No es vana disección de dómine: es la que corresponde a quien «mira el sonido [de las palabras] y aun cuenta a veces las letras y las pesa y las mide y las compone...» (De los nombres de Cristo), la única que acepta la invitación expresa del poeta. Ni, obviamente, ese primor formal debe entenderse como pura intuición o neurosis de artista, antes obedece también a un vasto designio intelectual. Es el caso que los humanistas peninsulares, desde Nebrija y Arias Barbosa, venían deplorando la escasez de recursos de la poesía en lengua vulgar, fundada sólo en la medida silábica y en la rima, y ajena a las sutiles figuras prosódicas que ellos tanto apreciaban en el verso antiguo y neolatino. Pues bien, cuando fray Luis realzaba la lírica castellana con todas esas filigranas fonéticas, lo que estaba en juego no era sólo una minucia de la versificación: era un elemento más, tan relevante como cualquier otro, de una vasta operación en cuyo curso el español tomaba en buena parte el relevo al latín, para constituir un nuevo sistema de las artes.

Una poesía tan rica en matices e implicaciones sólo puede ser gustada cabalmente si el lector no se entrega irreflexivamente al rapto de la melodía y a la primera impresión de significado. La comprensión insuficiente que ha sufrido fray Luis -y que, no obstante, atestigua también su grandeza- consiste, sobre todo, en haber cedido demasiado fácilmente al entusiasmo espontáneo del momento, para leerlo como si fuera un romántico, cuando fray Luis es un clásico. La lectura analítica, estudiosa, que debe dedicársele, por ahí, no es pedantería erudita, sino exigencia de participación poética, de reconstrucción de la experiencia creadora en toda su complejidad.

Con la sobriedad de la buena filología, en el simple diálogo del texto y el aparato crítico, la monumental edición de don José Manuel Blecua nos cuenta cómo fue gestándose esa poesía, cómo llegó a sazón, cómo fue leída por los mejores y   —98→   por los menos buenos. Devuelve a fray Luis, en suma, tel qu'en lui même..., a su texto y a sus contextos, a los códigos dentro de los cuales alcanza su plenitud. No es posible aquí entrar en detalles, ni sobre el inmenso poeta ni sobre el excepcional editor. Lo apuntado arriba sobre el arte de fray Luis quisiera únicamente sugerir que a tal señor, tal honor.




ArribaAbajo- XX -

De hoy para mañana: la literatura de la libertad


La desaparición de la censura se deja posiblemente entender como el síntoma más locuaz de la nueva literatura española. El progresivo desmantelamiento de las foscas covachuelas del Ministerio de Información ocurrió casi al tiempo que la consunción de sus enemigos más enconados: la literatura comprometida y las ideologías clásicas de la izquierda. Era en todos los casos la culminación de un proceso de desmoronamiento interno, no menos biológico que el otoño y la muerte del patriarca. El marco previo del régimen franquista y las inercias de la oposición retrasaron ligeramente los fenómenos en cuestión y les dieron matices singulares respecto a otros países. Pero nos las habemos siempre, claro está, con los aires de la asendereada posmodernidad.

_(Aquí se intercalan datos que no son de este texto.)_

struct SmallArgs {
    int n, h, w, cout, nseg;
    int tile_floats;
    SmallSeg seg[MPG_MAX_SEG];
    const float* bias;
    const float* in_amax;
    int act;
    float leak;
    float* y;
    char* y_g8;
};

__device__ __forceinline__ void g8_load8(const char* src, size_t plane_bytes, float (&v)[8]) {
    const half8 hi = *reinterpret_cast<const half8*>(src);
    const half8 lo = *reinterpret_cast<const half8*>(src + plane_bytes);
#pragma unroll
    for (int j = 0; j < 8; ++j) v[j] = (float)hi[j] + (float)lo[j];
}

#ifndef MPG_SM_RPT
#define MPG_SM_RPT 4
#endif
constexpr int SM_TW = 64, SM_RPT = MPG_SM_RPT, SM_TH = 4 * SM_RPT, SM_KMAX = 7;
#ifndef MPG_DIAG_SMALL
#define MPG_DIAG_SMALL 0
#endif
#ifndef MPG_SMALL_INV
#define MPG_SMALL_INV 0
#endif
#if MPG_DIAG_SMALL
__device__ unsigned g_small_diag[2];
#endif

template <int COUT, int CINB>
__global__ __launch_bounds__(256) void conv_small_kernel(SmallArgs a) {
    extern __shared__ __attribute__((aligned(16))) float small_lds[];
    constexpr int PL = (CINB + 3) / 4;
    constexpr int CP = CINB < 4 ? CINB : 4;
    float4* tile = reinterpret_cast<float4*>(small_lds);
    float* wl = small_lds + a.tile_floats;
    const int tid = threadIdx.x;
    const int lx = tid % SM_TW, yg = tid / SM_TW;
    const int x0 = blockIdx.x * SM_TW, y0 = blockIdx.y * SM_TH, b = blockIdx.z;
#if MPG_SMALL_INV
    asm volatile("buffer_inv sc0 sc1" ::: "memory");
#endif
    float acc[SM_RPT][COUT];
#pragma unroll
    for (int j = 0; j < SM_RPT; ++j)
#pragma unroll
        for (int co = 0; co < COUT; ++co) acc[j][co] = 0.f;
    for (int s = 0; s < a.nseg; ++s) {
        const SmallSeg& g = a.seg[s];
        const size_t plane_bytes = (size_t)g.hs * g.ws * 16;
        const char* base = g.x + ((size_t)b * g.cg_total + g.g_off) * 2 * plane_bytes;
        const int tw = SM_TW + g.kw - 1, th = SM_TH + g.kh - 1;
        if (s > 0) __syncthreads();
        for (int p = tid; p < g.kh * g.kw * CINB * COUT; p += 256) {
            const int co = p % COUT, ci = (p / COUT) % CINB, tap = p / (COUT * CINB);
            wl[p] = g.w[tap * 64 + ci * 8 + co];
        }
        for (int p = tid; p < tw * th; p += 256) {
            const int hy = p / tw, hx = p - hy * tw;
            const int yy = y0 - g.pt + hy, xx = x0 - g.pl + hx;
            float v[8];
            if (yy >= 0 && yy < a.h && xx >= 0 && xx < a.w) {
                g8_load8(base + ((size_t)(yy >> g.up) * g.ws + (xx >> g.up)) * 16, plane_bytes, v);
            } else {
#pragma unroll
                for (int q = 0; q < 8; ++q) v[q] = 0.f;
            }
            tile[p] = make_float4(v[0], v[1], v[2], v[3]);
            if (PL > 1) tile[th * tw + p] = make_float4(v[4], v[5], v[6], v[7]);
        }
        __syncthreads();
        const int kh = g.kh;
        for (int kx = 0; kx < g.kw; ++kx) {
            float rows[SM_RPT + SM_KMAX - 1][CINB];
#pragma unroll
// ... 38 lines not shown
            }
        }
#if MPG_DIAG_SMALL
        {
            __syncthreads();
            unsigned bad_w = 0, bad_t = 0;
            for (int p = tid; p < g.kh * g.kw * CINB * COUT; p += 256) {
                const int co = p % COUT, ci = (p / COUT) % CINB, tap = p / (COUT * CINB);
                if (wl[p] != g.w[tap * 64 + ci * 8 + co]) ++bad_w;
            }
            for (int p = tid; p < tw * th; p += 256) {
                const int hy = p / tw, hx = p - hy * tw;
                const int yy = y0 - g.pt + hy, xx = x0 - g.pl + hx;
                float v[8];
                if (yy >= 0 && yy < a.h && xx >= 0 && xx < a.w) {
                    g8_load8(base + ((size_t)(yy >> g.up) * g.ws + (xx >> g.up)) * 16, plane_bytes, v);
                } else {
                    for (int q = 0; q < 8; ++q) v[q] = 0.f;
                }
                const float4 t0 = tile[p];
                if (t0.x != v[0] || t0.y != v[1] || t0.z != v[2] || t0.w != v[3]) ++bad_t;
                if (PL > 1) {
                    const float4 t1 = tile[th * tw + p];
                    if (t1.x != v[4] || t1.y != v[5] || t1.z != v[6] || t1.w != v[7]) ++bad_t;
                }
            }
            if (bad_w) atomicAdd(&g_small_diag[0], bad_w);
            if (bad_t) atomicAdd(&g_small_diag[1], bad_t);
        }
#endif
    }
    const int x = x0 + lx;
    if (x >= a.w) return;
    const float unscale = a.in_amax != nullptr ? 1.f / mpg::pow2_scale(*a.in_amax) : 1.f;
    const size_t plane_px = (size_t)a.h * a.w;
#pragma unroll
    for (int j = 0; j < SM_RPT; ++j) {
        const int y = y0 + yg * SM_RPT + j;
        if (y >= a.h) break;
        float o[8];
#pragma unroll
        for (int q = 0; q < 8; ++q)
            o[q] = (q < COUT && q < a.cout) ? mpg::apply_act(acc[j][q < COUT ? q : 0] * unscale + (a.bias != nullptr ? a.bias[q] : 0.f),
                                                              a.act, a.leak)
                                            : 0.f;
        const size_t pix = (size_t)y * a.w + x;
        if (a.y != nullptr) {
            float* dst = a.y + ((size_t)b * plane_px + pix) * a.cout;
#pragma unroll
            for (int q = 0; q < 8; ++q)
                if (q < a.cout) dst[q] = o[q];
        }
        if (a.y_g8 != nullptr) {
            half8 hi, lo;
#pragma unroll
            for (int q = 0; q < 8; ++q) {
                hi[q] = (_Float16)o[q];
                lo[q] = (_Float16)(o[q] - (float)hi[q]);
            }
            char* dst = a.y_g8 + ((size_t)b * 2 * plane_px + pix) * 16;
            *reinterpret_cast<half8*>(dst) = hi;
            *reinterpret_cast<half8*>(dst + plane_px * 16) = lo;
        }
    }
}

struct PairArgs {
    int n, h, w;
    const char* x;
    int cg_total, g_off, up, hs, ws;
    const float *wa, *wb, *wsc;
    int kha, kwa, pta, pla;
    int khb, kwb, ptb, plb;
    int khs, kws, pts, pls;
    const float *bias_a, *bias_b;
    int act_a, act_b;
    float leak_a, leak_b;
    int cout;
    float* y;
    char* y_g8;
    int x_px, mid_px;
};

template <int CINB, int COUTB>
__device__ __forceinline__ void small_column(const float4* tile, int tw, int plane_px, int row0, int col, const float* wl,
                                             int kh, int kw, float (&acc)[SM_RPT][COUTB]) {
    constexpr int PL = (CINB + 3) / 4, CP = CINB < 4 ? CINB : 4;
    for (int kx = 0; kx < kw; ++kx) {
        float rows[SM_RPT + SM_KMAX - 1][CINB];
#pragma unroll
        for (int r = 0; r < SM_RPT + SM_KMAX - 1; ++r) {
            if (r < SM_RPT + kh - 1) {
                const float4* src = tile + (row0 + r) * tw + col + kx;
                const float4 p0 = src[0];
                rows[r][0] = p0.x;
                if constexpr (CP > 1) rows[r][1] = p0.y;
                if constexpr (CP > 2) { rows[r][2] = p0.z; rows[r][3] = p0.w; }
                if constexpr (PL > 1) {
                    const float4 p1 = src[plane_px];
                    rows[r][4] = p1.x; rows[r][5] = p1.y; rows[r][6] = p1.z; rows[r][7] = p1.w;
                }
            }
        }
#pragma unroll
        for (int ky = 0; ky < SM_KMAX; ++ky) {
            if (ky < kh) {
                const float* wt = wl + (ky * kw + kx) * (CINB * COUTB);
#pragma unroll
                for (int ci = 0; ci < CINB; ++ci) {
                    float wv[COUTB];
#pragma unroll
                    for (int co = 0; co < COUTB; ++co) wv[co] = wt[ci * COUTB + co];
#pragma unroll
                    for (int j = 0; j < SM_RPT; ++j)
#pragma unroll
                        for (int co = 0; co < COUTB; ++co) acc[j][co] = fmaf(rows[j + ky][ci], wv[co], acc[j][co]);
                }
            }
        }
    }
}

template <int CINB, int CMIDB, int COUTB>
__global__ __launch_bounds__(256) void conv_small_pair_kernel(PairArgs a) {
    extern __shared__ __attribute__((aligned(16))) float small_lds[];
    constexpr int PLX = (CINB + 3) / 4, PLM = (CMIDB + 3) / 4;
    float4* xt = reinterpret_cast<float4*>(small_lds);
    float4* mt = xt + PLX * a.x_px;
    float* wla = reinterpret_cast<float*>(mt + PLM * a.mid_px);
    float* wlb = wla + a.kha * a.kwa * CINB * CMIDB;
    float* wls = wlb + a.khb * a.kwb * CMIDB * COUTB;
    const int tid = threadIdx.x;
    const int x0 = blockIdx.x * SM_TW, y0 = blockIdx.y * SM_TH, b = blockIdx.z;
    const int mw = SM_TW + a.kwb - 1, mh = SM_TH + a.khb - 1;
    const int xw = mw + a.kwa - 1, xh = mh + a.kha - 1;
    const int mx0 = x0 - a.plb, my0 = y0 - a.ptb;
    const int xx0 = mx0 - a.pla, xy0 = my0 - a.pta;
    for (int p = tid; p < a.kha * a.kwa * CINB * CMIDB; p += 256) {
        const int co = p % CMIDB, ci = (p / CMIDB) % CINB, tap = p / (CMIDB * CINB);
        wla[p] = a.wa[tap * 64 + ci * 8 + co];
    }
    for (int p = tid; p < a.khb * a.kwb * CMIDB * COUTB; p += 256) {
        const int co = p % COUTB, ci = (p / COUTB) % CMIDB, tap = p / (COUTB * CMIDB);
        wlb[p] = a.wb[tap * 64 + ci * 8 + co];
    }
    if (a.wsc != nullptr)
        for (int p = tid; p < a.khs * a.kws * CINB * COUTB; p += 256) {
            const int co = p % COUTB, ci = (p / COUTB) % CINB, tap = p / (COUTB * CINB);
            wls[p] = a.wsc[tap * 64 + ci * 8 + co];
        }
    {
        const size_t plane_bytes = (size_t)a.hs * a.ws * 16;
        const char* base = a.x + ((size_t)b * a.cg_total + a.g_off) * 2 * plane_bytes;
        for (int p = tid; p < xw * xh; p += 256) {
            const int hy = p / xw, hx = p - hy * xw;
            const int yy = xy0 + hy, xx = xx0 + hx;
            float v[8];
            if (yy >= 0 && yy < a.h && xx >= 0 && xx < a.w) {
                g8_load8(base + ((size_t)(yy >> a.up) * a.ws + (xx >> a.up)) * 16, plane_bytes, v);
            } else {
#pragma unroll
                for (int q = 0; q < 8; ++q) v[q] = 0.f;
            }
            xt[p] = make_float4(v[0], v[1], v[2], v[3]);
            if (PLX > 1) xt[a.x_px + p] = make_float4(v[4], v[5], v[6], v[7]);
        }
    }
    __syncthreads();
    const int mgroups = (mh + SM_RPT - 1) / SM_RPT;
    for (int t = tid; t < mw * mgroups; t += 256) {
        const int col = t % mw, rg = t / mw;
        float acc[SM_RPT][CMIDB];
#pragma unroll
        for (int j = 0; j < SM_RPT; ++j)
#pragma unroll
            for (int c = 0; c < CMIDB; ++c) acc[j][c] = 0.f;
        small_column<CINB, CMIDB>(xt, xw, a.x_px, rg * SM_RPT, col, wla, a.kha, a.kwa, acc);
#pragma unroll
        for (int j = 0; j < SM_RPT; ++j) {
            const int row = rg * SM_RPT + j;
            if (row < mh) {
                const int yy = my0 + row, xx = mx0 + col;
                const bool in = yy >= 0 && yy < a.h && xx >= 0 && xx < a.w;
                float o[8];
#pragma unroll
                for (int c = 0; c < 8; ++c)
                    o[c] = (c < CMIDB && in) ? mpg::apply_act(acc[j][c < CMIDB ? c : 0] + (a.bias_a != nullptr ? a.bias_a[c] : 0.f), a.act_a, a.leak_a) : 0.f;
                mt[row * mw + col] = make_float4(o[0], o[1], o[2], o[3]);
                if (PLM > 1) mt[a.mid_px + row * mw + col] = make_float4(o[4], o[5], o[6], o[7]);
            }
        }
    }
    __syncthreads();
    const int lx = tid % SM_TW, yg = tid / SM_TW;
    float acc[SM_RPT][COUTB];
#pragma unroll
    for (int j = 0; j < SM_RPT; ++j)
#pragma unroll
        for (int c = 0; c < COUTB; ++c) acc[j][c] = 0.f;
    small_column<CMIDB, COUTB>(mt, mw, a.mid_px, yg * SM_RPT, lx, wlb, a.khb, a.kwb, acc);
    if (a.wsc != nullptr)
        small_column<CINB, COUTB>(xt, xw, a.x_px, yg * SM_RPT + a.ptb + a.pta - a.pts, lx + a.plb + a.pla - a.pls, wls, a.khs, a.kws, acc);
    const int x = x0 + lx;
    if (x >= a.w) return;
    const size_t plane_px = (size_t)a.h * a.w;
#pragma unroll
    for (int j = 0; j < SM_RPT; ++j) {
        const int y = y0 + yg * SM_RPT + j;
        if (y >= a.h) break;
        float o[8];
#pragma unroll
        for (int q = 0; q < 8; ++q)
            o[q] = (q < COUTB && q < a.cout) ? mpg::apply_act(acc[j][q < COUTB ? q : 0] + (a.bias_b != nullptr ? a.bias_b[q] : 0.f), a.act_b, a.leak_b) : 0.f;
        const size_t pix = (size_t)y * a.w + x;
        if (a.y != nullptr) {
            float* dst = a.y + ((size_t)b * plane_px + pix) * a.cout;
#pragma unroll
            for (int q = 0; q < 8; ++q)
                if (q < a.cout) dst[q] = o[q];
        }
        if (a.y_g8 != nullptr) {
            half8 hi, lo;
#pragma unroll
            for (int q = 0; q < 8; ++q) {
                hi[q] = (_Float16)o[q];
                lo[q] = (_Float16)(o[q] - (float)hi[q]);
            }
            char* dst = a.y_g8 + ((size_t)b * 2 * plane_px + pix) * 16;
            *reinterpret_cast<half8*>(dst) = hi;
            *reinterpret_cast<half8*>(dst + plane_px * 16) = lo;
        }
    }
}

}

int mpg::conv::launch_small(hipStream_t stream, const mpg_conv_desc* d) {
    SmallArgs sa;
    sa.n = d->n; sa.h = d->h; sa.w = d->w; sa.cout = d->cout; sa.nseg = d->nseg;
    int cmax = 1, tmax = 1, tile_px = 0;
    for (int s = 0; s < d->nseg; ++s) {
        if (const int rc = check_segment(d, s)) return rc;
        const mpg_conv_seg& g = d->seg[s];
        SmallSeg& o = sa.seg[s];
        o.x = (const char*)g.x;
        o.w = (const float*)((const char*)g.wpack + pack_base_bytes(g.kh, g.kw, g.cin, d->cout, d->prec));
        o.cg_total = g.cgroups; o.g_off = g.g_off; o.kh = g.kh; o.kw = g.kw; o.up = g.up_log2;
        o.pt = pad_before(g.kh, g.pad_hi); o.pl = pad_before(g.kw, g.pad_hi);
        o.hs = d->h >> g.up_log2; o.ws = d->w >> g.up_log2; o.cin = g.cin;
        cmax = g.cin > cmax ? g.cin : cmax;
        tmax = g.kh * g.kw > tmax ? g.kh * g.kw : tmax;
        const int px = (SM_TH + g.kh - 1) * (SM_TW + g.kw - 1);
        tile_px = px > tile_px ? px : tile_px;
    }
    for (int s = d->nseg; s < MPG_MAX_SEG; ++s) sa.seg[s] = sa.seg[0];
    sa.bias = d->bias; sa.in_amax = d->in_amax; sa.act = d->act; sa.leak = d->leak;
    sa.y = d->y; sa.y_g8 = (char*)d->y_g8;
    MPG_REQUIRE((((uintptr_t)d->y_g8) & 15) == 0, "mpg_conv2d_fused: misaligned output");
    const dim3 grid((unsigned)((d->w + SM_TW - 1) / SM_TW), (unsigned)((d->h + SM_TH - 1) / SM_TH), (unsigned)d->n);
// ... 14 lines not shown
    MPG_LAUNCH_CHECK("conv_small_kernel");
}
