SIGNATURES = {
    "ricadi_last_error": (C.c_char_p, []),
    "ricadi_version": (C.c_int, []),
    "ricadi_sizeof_opts": (C.c_int, []),
    "ricadi_sizeof_adi_params": (C.c_int, []),
    "ricadi_struct_signature": (C.c_char_p, []),
    "ricadi_default_opts": (None, [C.POINTER(RicadiOpts)]),
    "ricadi_default_adi_params": (None, [C.POINTER(RicadiAdiParams)]),
    "ricadi_create": (C.c_int, [C.c_int, C.POINTER(_vp)]),
    "ricadi_destroy": (C.c_int, [_vp]),
    "ricadi_set_opts": (C.c_int, [_vp, C.POINTER(RicadiOpts)]),
# ... 27 lines not shown
    "ricadi_spmm_dev": (C.c_int, [_vp, C.c_double, C.c_double, _vp, C.c_int, _vp]),
    "ricadi_shift_solve_dev": (C.c_int, [_vp, C.c_double, C.c_double, _vp, C.c_int, _vp,
                                         C.POINTER(C.c_int), _dp]),
    "ricadi_shift_solve_batch_dev": (C.c_int, [_vp, C.c_int, _dp, _dp, _vp, C.c_int64, C.c_int, _vp,
                                               C.POINTER(C.c_int), _dp]),
    "ricadi_time_spmm_batch_dev": (C.c_int, [_vp, C.c_int, _dp, _dp, _vp, C.c_int, _vp, C.c_int,
                                             C.POINTER(C.c_double)]),
    "ricadi_sweep_recombine_dev": (C.c_int, [_vp, C.c_int, _vp, C.c_int, _dp, _dp, _vp, _vp,
                                             C.POINTER(C.c_double)]),
    "ricadi_sweep_recombine_slots_dev": (C.c_int, [_vp, C.c_int, C.c_int, _vp, C.c_int, _dp, _dp, _vp, _vp,
                                                   C.POINTER(C.c_double), _dp]),
    "ricadi_apply_e_dev": (C.c_int, [_vp, C.c_double, _vp, C.c_int, _vp]),
    "ricadi_lincomb_dev": (C.c_int, [_vp, C.c_int, C.c_int, C.c_int, _vp, C.c_int64, _dp, _vp]),
    "ricadi_gain_dev": (C.c_int, [_vp, C.c_double, _vp, C.c_int, C.c_int, _vp, C.c_int, _vp]),
    "ricadi_panel_norms_dev": (C.c_int, [_vp, _vp, C.c_int, C.c_int, _dp, _dp]),
    "ricadi_time_spmm_dev": (C.c_int, [_vp, C.c_double, C.c_double, _vp, C.c_int, _vp, C.c_int,
                                       _dp]),
    "ricadi_time_kernel_dev": (C.c_int, [_vp, C.c_int, C.c_int, _dp, _dp, C.c_int, C.c_int, C.c_int,
                                         C.POINTER(C.c_double)]),
    "ricadi_qr": (C.c_int, [_vp, _dp, C.c_int, _dp, _dp]),
    "ricadi_project_pencil": (C.c_int, [_vp, _dp, C.c_int, _dp, _dp]),
    "ricadi_project_pencil_dev": (C.c_int, [_vp, _vp, C.c_int, _vp, _vp]),
    "ricadi_setup_info": (C.c_int, [_vp, C.POINTER(C.c_int), C.c_int]),
    "ricadi_time_qr_dev": (C.c_int, [_vp, _vp, C.c_int, C.c_int, C.POINTER(C.c_double)]),
    "ricadi_time_gram_dev": (C.c_int, [_vp, _vp, C.c_int, _vp, C.c_int, _dp]),
    "ricadi_set_recycle": (C.c_int, [_vp, C.c_int]),
    "ricadi_set_exchange": (C.c_int, [_vp, C.c_int, C.c_int, _vp, _vp, _vp, _vp, C.c_int64]),
    "ricadi_rccl_unique_id": (C.c_int, [_vp, C.c_int]),
    "ricadi_set_exchange_rccl": (C.c_int, [_vp, C.c_int, C.c_int, _vp, _vp, C.c_int64]),
    "ricadi_exchange_count": (C.c_int, [_vp, C.POINTER(C.c_int64)]),
    "ricadi_dense_inverse_batch": (C.c_int, [_vp, C.c_int, C.c_int, _dp, C.POINTER(C.c_int)]),
    "ricadi_precond_apply_batch_dev": (C.c_int, [_vp, C.c_int, _dp, _dp, _vp, C.c_int64, C.c_int, _ip, C.c_int,
                                                 _vp, C.POINTER(C.c_int)]),
    "ricadi_precond_structure": (C.c_int, [_vp, C.c_int, _ip, _ip, _ip, _ip, _ip, _ip, _ip, _ip, _dp]),
    "ricadi_op_apply_batch_dev": (C.c_int, [_vp, C.c_int, _dp, _dp, _vp, C.c_int64, C.c_int, _ip, C.c_int, C.c_int,
                                            C.c_double, _vp, C.c_int64, C.c_double, _vp, C.c_int64,
                                            C.POINTER(C.c_int)]),
    "ricadi_host_saddle_tiles": (C.c_int, [C.c_int, C.c_int, _ip, _ip, _dp, _ip, _ip, _dp, _ip, _ip, _dp,
                                           C.POINTER(RicadiOpts), _ip, _ip, _ip, _ip, _up, _up, _dp, _dp, _ip, _ip,
                                           _ip, _dp]),
    "ricadi_host_deal": (C.c_int, [_dp, C.c_int, C.c_int, _ip]),
    "ricadi_host_sa_criterion": (C.c_int, [C.c_int, _ip, _ip, _dp, C.POINTER(C.c_double), C.POINTER(C.c_double),
                                           C.POINTER(C.c_int)]),
    "ricadi_host_plan_levels": (C.c_int, [C.c_int, C.c_int, _ip, _ip, _dp, _ip, _ip, _dp, _ip, _ip, _dp,
                                          C.POINTER(RicadiOpts), _ip]),
    "ricadi_host_plan_hierarchy": (C.c_int, [C.c_int, C.c_int, _ip, _ip, _dp, _ip, _ip, _dp, _ip, _ip, _dp,
                                             C.POINTER(RicadiOpts), _ip, _ip, _ip]),
    "ricadi_host_aggregate": (C.c_int, [C.c_int, _ip, _ip, C.c_int, _ip]),
    "ricadi_host_vanka_patches": (C.c_int, [C.c_int, C.c_int, _ip, _ip, _dp, _ip, _ip, _ip]),
    "ricadi_precond_vanka": (C.c_int, [_vp, C.c_int, _ip, _ip, _ip]),
    "ricadi_host_cauchy": (C.c_int, [_dp, C.c_int, _dp, _dp]),
}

Porque son gajes posmodernos, tampoco podían ser sino negativos. La palabra y la noción de posmodernidad suscitan cierta duda sólo mientras postmodernism se calca, pero no se traduce al castellano. El modernism de norteamericanos e ingleses es simplemente el espíritu que alentó a las vanguardias, a los ismos, coletazos postreros del romanticismo para renovar a toda costa la literatura y las artes con el propósito de agredir a la sociedad burguesa. Por definición, pues, la posmodernidad es el rechazo de los dogmas de las vanguardias sin la propuesta de otros equivalentes. (Por eso, posmodernidad parece designación   —99→   preferible a posmodernismo, cuyo mismo regusto normativo lo convierte en un ismo más, en otra fase de las vanguardias. Posmodernidad describe; se diría que posmodernismo prescribe. Sólo al segundo hay que temerle).

Es lícito interpretar la agonía de las vanguardias como un episodio más del famoso crepúsculo de las ideologías (según era en un principio, cuando el radicalismo artístico iba a la escuela del político). En cualquier caso, el penoso recorte o feliz desplume de las alas extremas del pensamiento de izquierdas, con sus anejos de Realpolitik de «to er mundo é güeno», ha estado en España particularmente ligado a los avatares de la posmodernidad, porque la literatura social y el compromiso del escritor, cultivados con admirable tenacidad en tanto ilusión de "resistencia", se prolongaron anormalmente entre nosotros como penúltima etapa de la vanguardia que también habían sido a orillas de otros ríos.

La última, siempre contra la anterior, fue un "experimentalismo" de laboratorio, puro ismo sin horizontes, menos unido al continente de la voluntad de expresión que a la península de la teoría, y en concreto a las "ciencias humanas" que por entonces se aclimataban en nuestras facultades de letras: el estructuralismo, la semiología, una cierta antropología... El experimentalismo, que convivió con experimentos y tanteos harto mejor encarrilados hacia el porvenir, trataba de hacer verdad, aplicándolas a la letra, las recetas de la crítica del día y practicó con esfuerzo la "novela estructural" y la "lírica del lenguaje" (sic), en un terco empeño en pos de la "metaficción", la "metapoesía", el "metateatro". Pocos rozaron tales objetivos (no nos encarnicemos en el retruécano), y el formalismo y el teoricismo experimentalistas fueron apagándose entre bostezos.

Tenía que llegar y llegó: sin censuras a diestra ni a siniestra, sin el espejismo de cambiar el mundo con armas de papel, sin la obsesión de mirarse el ombligo tel qu'en lui même, a la literatura española de la democracia se le vino a las manos una libertad como en siglos no había conocido.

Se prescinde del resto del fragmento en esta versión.